** EXTRACTED ENTRIES follows **
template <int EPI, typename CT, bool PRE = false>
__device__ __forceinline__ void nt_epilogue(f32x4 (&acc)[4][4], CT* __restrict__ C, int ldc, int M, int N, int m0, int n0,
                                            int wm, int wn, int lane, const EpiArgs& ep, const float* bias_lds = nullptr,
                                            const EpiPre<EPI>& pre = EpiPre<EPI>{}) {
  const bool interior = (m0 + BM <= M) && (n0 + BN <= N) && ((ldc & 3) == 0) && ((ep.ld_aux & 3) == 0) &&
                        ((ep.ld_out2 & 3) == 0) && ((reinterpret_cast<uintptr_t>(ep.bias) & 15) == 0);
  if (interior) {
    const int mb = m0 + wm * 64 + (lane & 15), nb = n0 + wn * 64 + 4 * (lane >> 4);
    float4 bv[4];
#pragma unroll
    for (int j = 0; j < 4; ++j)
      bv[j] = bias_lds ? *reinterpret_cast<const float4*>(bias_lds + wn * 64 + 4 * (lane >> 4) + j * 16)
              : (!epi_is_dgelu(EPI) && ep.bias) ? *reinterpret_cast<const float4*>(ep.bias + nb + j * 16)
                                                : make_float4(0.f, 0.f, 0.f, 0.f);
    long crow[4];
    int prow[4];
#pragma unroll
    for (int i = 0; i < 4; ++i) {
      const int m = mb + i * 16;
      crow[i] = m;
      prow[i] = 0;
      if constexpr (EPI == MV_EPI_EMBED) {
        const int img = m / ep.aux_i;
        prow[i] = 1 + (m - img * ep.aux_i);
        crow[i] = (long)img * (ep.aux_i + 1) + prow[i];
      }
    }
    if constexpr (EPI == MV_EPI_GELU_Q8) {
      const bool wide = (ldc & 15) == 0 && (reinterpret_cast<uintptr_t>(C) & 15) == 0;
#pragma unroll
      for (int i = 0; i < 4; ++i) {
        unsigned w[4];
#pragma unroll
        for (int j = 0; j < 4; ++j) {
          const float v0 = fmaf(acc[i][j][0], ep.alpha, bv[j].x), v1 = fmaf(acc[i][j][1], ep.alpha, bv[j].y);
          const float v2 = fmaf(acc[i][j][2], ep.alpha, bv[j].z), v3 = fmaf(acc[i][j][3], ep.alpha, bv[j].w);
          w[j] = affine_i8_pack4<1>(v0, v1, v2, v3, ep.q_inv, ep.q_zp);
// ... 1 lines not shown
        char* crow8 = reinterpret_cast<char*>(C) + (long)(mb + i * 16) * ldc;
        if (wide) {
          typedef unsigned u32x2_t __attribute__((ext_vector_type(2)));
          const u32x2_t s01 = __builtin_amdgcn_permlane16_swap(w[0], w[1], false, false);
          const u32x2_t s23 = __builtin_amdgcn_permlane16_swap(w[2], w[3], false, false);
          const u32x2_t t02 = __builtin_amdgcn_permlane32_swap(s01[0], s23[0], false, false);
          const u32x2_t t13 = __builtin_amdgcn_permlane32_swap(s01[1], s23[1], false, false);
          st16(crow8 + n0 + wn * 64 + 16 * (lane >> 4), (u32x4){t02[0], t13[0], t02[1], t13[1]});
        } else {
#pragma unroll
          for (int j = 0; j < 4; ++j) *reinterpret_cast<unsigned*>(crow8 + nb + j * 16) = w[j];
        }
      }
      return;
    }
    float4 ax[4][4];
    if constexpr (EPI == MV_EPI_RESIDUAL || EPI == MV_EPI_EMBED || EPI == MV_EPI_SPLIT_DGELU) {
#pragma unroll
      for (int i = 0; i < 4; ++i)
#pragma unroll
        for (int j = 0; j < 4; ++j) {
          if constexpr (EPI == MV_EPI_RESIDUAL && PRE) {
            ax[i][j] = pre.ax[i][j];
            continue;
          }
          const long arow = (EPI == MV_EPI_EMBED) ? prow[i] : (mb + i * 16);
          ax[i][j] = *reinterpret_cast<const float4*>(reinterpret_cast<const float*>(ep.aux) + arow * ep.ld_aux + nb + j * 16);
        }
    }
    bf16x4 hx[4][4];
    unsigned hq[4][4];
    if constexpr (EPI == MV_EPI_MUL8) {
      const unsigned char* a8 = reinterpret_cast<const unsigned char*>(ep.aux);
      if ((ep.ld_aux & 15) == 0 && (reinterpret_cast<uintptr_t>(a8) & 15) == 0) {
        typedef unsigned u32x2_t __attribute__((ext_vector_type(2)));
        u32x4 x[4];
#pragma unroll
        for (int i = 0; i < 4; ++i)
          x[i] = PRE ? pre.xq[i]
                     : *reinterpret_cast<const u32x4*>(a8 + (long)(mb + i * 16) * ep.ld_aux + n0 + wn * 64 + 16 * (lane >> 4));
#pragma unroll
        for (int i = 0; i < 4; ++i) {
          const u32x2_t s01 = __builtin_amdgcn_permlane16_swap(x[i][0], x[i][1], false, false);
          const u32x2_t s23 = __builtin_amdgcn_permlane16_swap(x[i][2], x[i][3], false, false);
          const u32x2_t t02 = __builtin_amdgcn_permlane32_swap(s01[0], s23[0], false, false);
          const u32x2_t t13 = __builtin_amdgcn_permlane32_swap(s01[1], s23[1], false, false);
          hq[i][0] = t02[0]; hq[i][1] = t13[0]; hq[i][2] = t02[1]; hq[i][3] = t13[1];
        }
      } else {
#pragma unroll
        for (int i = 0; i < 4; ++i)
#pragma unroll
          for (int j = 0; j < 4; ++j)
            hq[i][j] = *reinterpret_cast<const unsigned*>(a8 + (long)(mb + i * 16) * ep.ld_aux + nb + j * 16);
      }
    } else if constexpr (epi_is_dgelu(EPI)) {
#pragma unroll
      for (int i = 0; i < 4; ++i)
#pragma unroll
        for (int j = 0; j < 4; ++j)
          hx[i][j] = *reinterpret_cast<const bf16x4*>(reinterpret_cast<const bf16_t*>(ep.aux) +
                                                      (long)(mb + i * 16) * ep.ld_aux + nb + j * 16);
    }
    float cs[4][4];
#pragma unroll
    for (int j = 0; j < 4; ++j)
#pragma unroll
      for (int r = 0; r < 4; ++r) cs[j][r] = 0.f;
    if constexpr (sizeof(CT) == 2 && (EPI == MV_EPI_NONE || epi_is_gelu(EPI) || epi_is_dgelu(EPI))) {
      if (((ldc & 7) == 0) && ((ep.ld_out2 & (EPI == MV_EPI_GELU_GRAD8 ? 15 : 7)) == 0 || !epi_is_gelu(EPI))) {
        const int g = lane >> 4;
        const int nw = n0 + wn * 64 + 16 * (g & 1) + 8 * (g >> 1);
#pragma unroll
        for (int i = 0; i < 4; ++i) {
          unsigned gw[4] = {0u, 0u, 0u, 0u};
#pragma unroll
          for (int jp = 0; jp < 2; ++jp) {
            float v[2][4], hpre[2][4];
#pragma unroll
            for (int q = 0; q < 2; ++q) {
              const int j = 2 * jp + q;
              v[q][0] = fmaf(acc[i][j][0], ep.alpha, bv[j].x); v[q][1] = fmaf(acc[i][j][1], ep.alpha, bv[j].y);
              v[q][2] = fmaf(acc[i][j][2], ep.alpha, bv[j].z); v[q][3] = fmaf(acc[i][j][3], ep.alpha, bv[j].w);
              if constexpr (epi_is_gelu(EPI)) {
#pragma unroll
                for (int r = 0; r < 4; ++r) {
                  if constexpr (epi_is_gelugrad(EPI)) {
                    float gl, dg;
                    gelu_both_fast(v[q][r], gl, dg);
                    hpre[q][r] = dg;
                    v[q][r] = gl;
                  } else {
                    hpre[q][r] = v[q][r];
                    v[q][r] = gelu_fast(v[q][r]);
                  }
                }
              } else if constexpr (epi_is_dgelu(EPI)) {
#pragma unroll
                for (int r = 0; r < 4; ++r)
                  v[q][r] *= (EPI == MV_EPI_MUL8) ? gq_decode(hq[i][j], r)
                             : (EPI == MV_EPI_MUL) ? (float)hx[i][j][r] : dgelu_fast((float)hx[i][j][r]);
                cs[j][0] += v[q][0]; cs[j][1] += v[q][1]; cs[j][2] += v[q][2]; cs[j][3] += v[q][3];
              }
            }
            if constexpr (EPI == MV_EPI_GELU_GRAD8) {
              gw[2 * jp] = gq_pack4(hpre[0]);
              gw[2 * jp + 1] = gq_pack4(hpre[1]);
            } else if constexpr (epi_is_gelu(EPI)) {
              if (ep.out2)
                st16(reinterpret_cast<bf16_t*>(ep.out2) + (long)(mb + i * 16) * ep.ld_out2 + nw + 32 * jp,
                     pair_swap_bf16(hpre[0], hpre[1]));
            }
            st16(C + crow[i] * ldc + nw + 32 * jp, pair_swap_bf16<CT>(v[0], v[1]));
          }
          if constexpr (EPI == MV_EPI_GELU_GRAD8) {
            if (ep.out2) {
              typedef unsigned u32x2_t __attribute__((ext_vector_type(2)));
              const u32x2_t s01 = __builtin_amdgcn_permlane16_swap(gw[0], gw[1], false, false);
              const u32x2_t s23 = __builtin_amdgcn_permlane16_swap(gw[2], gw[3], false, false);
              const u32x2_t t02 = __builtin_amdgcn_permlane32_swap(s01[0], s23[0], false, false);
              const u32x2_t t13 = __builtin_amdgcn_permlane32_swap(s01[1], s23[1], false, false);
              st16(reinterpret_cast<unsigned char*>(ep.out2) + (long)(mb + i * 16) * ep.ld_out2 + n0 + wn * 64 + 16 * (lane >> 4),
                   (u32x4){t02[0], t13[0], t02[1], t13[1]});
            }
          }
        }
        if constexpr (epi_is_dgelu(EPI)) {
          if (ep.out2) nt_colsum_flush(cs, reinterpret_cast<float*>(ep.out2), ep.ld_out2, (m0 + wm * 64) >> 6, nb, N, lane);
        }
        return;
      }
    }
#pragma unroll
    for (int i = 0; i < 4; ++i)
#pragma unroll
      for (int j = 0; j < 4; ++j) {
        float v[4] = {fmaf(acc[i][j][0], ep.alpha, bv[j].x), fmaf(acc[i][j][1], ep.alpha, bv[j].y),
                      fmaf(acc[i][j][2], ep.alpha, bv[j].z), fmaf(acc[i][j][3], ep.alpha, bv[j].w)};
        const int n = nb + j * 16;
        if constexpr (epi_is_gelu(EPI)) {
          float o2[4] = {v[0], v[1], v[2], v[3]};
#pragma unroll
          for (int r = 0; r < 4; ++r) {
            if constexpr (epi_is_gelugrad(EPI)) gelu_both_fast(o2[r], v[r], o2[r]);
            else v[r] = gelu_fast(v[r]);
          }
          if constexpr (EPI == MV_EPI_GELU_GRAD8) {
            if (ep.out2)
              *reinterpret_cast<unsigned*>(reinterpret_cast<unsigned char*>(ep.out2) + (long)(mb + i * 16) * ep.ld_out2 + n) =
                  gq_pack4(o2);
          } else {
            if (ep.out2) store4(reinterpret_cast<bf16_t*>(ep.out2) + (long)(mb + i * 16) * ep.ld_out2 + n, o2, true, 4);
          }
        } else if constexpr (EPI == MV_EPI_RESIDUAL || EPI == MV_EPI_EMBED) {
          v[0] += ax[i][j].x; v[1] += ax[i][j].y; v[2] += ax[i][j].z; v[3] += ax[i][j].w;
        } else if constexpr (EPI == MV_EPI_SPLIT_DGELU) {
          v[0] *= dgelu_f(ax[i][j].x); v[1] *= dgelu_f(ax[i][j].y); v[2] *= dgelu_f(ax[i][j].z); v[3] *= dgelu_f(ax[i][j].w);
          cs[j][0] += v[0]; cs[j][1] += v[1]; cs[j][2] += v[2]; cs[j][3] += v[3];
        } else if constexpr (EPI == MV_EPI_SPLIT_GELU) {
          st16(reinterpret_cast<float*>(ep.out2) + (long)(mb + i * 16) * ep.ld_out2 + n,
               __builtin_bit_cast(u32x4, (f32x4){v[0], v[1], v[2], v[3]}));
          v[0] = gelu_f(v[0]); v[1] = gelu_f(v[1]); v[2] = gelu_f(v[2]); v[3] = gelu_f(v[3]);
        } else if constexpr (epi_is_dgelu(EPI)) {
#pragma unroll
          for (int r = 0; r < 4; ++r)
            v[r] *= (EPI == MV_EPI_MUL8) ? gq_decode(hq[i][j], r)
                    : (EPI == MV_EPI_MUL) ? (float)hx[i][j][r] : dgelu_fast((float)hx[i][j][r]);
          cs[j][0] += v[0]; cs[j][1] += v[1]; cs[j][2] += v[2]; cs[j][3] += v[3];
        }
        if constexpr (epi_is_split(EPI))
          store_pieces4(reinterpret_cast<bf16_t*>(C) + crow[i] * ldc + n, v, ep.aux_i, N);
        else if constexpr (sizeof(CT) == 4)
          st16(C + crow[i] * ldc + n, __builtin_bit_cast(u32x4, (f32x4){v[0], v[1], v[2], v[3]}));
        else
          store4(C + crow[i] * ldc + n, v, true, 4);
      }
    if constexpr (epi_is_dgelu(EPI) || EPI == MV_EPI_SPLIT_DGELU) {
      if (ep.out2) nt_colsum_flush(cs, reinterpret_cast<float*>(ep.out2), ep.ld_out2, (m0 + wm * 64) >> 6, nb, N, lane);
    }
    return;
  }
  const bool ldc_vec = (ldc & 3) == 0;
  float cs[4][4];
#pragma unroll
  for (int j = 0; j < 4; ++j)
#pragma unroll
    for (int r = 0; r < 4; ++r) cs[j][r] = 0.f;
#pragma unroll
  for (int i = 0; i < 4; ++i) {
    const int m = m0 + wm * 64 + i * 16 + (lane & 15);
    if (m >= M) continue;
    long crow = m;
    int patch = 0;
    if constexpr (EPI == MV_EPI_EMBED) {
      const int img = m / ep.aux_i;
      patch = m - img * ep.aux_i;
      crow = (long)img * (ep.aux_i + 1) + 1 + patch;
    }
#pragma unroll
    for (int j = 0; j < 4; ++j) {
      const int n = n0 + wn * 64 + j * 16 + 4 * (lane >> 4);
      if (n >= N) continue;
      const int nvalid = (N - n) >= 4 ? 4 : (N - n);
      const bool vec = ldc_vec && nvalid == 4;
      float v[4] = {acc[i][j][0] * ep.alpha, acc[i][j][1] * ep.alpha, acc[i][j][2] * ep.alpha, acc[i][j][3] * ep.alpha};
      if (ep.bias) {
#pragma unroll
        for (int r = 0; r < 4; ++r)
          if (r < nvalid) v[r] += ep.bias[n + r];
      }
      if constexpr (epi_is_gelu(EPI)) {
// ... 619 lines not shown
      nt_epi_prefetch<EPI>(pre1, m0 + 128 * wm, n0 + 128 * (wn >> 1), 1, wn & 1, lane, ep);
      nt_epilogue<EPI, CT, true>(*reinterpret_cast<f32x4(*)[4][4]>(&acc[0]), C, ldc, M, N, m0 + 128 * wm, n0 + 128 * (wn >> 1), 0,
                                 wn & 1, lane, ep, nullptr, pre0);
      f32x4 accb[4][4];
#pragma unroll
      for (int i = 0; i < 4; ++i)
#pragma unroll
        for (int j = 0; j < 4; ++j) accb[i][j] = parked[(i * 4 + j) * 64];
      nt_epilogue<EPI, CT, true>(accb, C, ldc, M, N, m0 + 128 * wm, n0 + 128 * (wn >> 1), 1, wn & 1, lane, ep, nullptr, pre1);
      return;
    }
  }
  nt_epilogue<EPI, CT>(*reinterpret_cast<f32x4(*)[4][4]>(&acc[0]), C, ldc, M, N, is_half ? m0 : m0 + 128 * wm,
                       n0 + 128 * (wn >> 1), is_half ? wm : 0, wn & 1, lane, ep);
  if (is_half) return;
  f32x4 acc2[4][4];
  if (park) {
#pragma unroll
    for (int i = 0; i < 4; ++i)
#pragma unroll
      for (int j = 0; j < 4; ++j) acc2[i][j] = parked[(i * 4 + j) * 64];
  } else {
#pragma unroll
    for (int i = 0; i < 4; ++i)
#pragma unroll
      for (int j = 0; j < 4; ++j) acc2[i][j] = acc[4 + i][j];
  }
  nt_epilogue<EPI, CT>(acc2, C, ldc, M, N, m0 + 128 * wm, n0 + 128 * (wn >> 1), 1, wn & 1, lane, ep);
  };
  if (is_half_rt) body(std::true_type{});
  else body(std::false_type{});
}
** End of EXTRACTED ENTRIES **
WORK INSTRUCTION: The answer should consist of the lines from the first line of the entries through the line with "const bool interior", copied exactly.

RESULT:
template <int EPI, typename CT, bool PRE = false>
__device__ __forceinline__ void nt_epilogue(f32x4 (&acc)[4][4], CT* __restrict__ C, int ldc, int M, int N, int m0, int n0,
                                            int wm, int wn, int lane, const EpiArgs& ep, const float* bias_lds = nullptr,
                                            const EpiPre<EPI>& pre = EpiPre<EPI>{}) {
  const bool interior = (m0 + BM <= M) && (n0 + BN <= N) && ((ldc & 3) == 0) && ((ep.ld_aux & 3) == 0) &&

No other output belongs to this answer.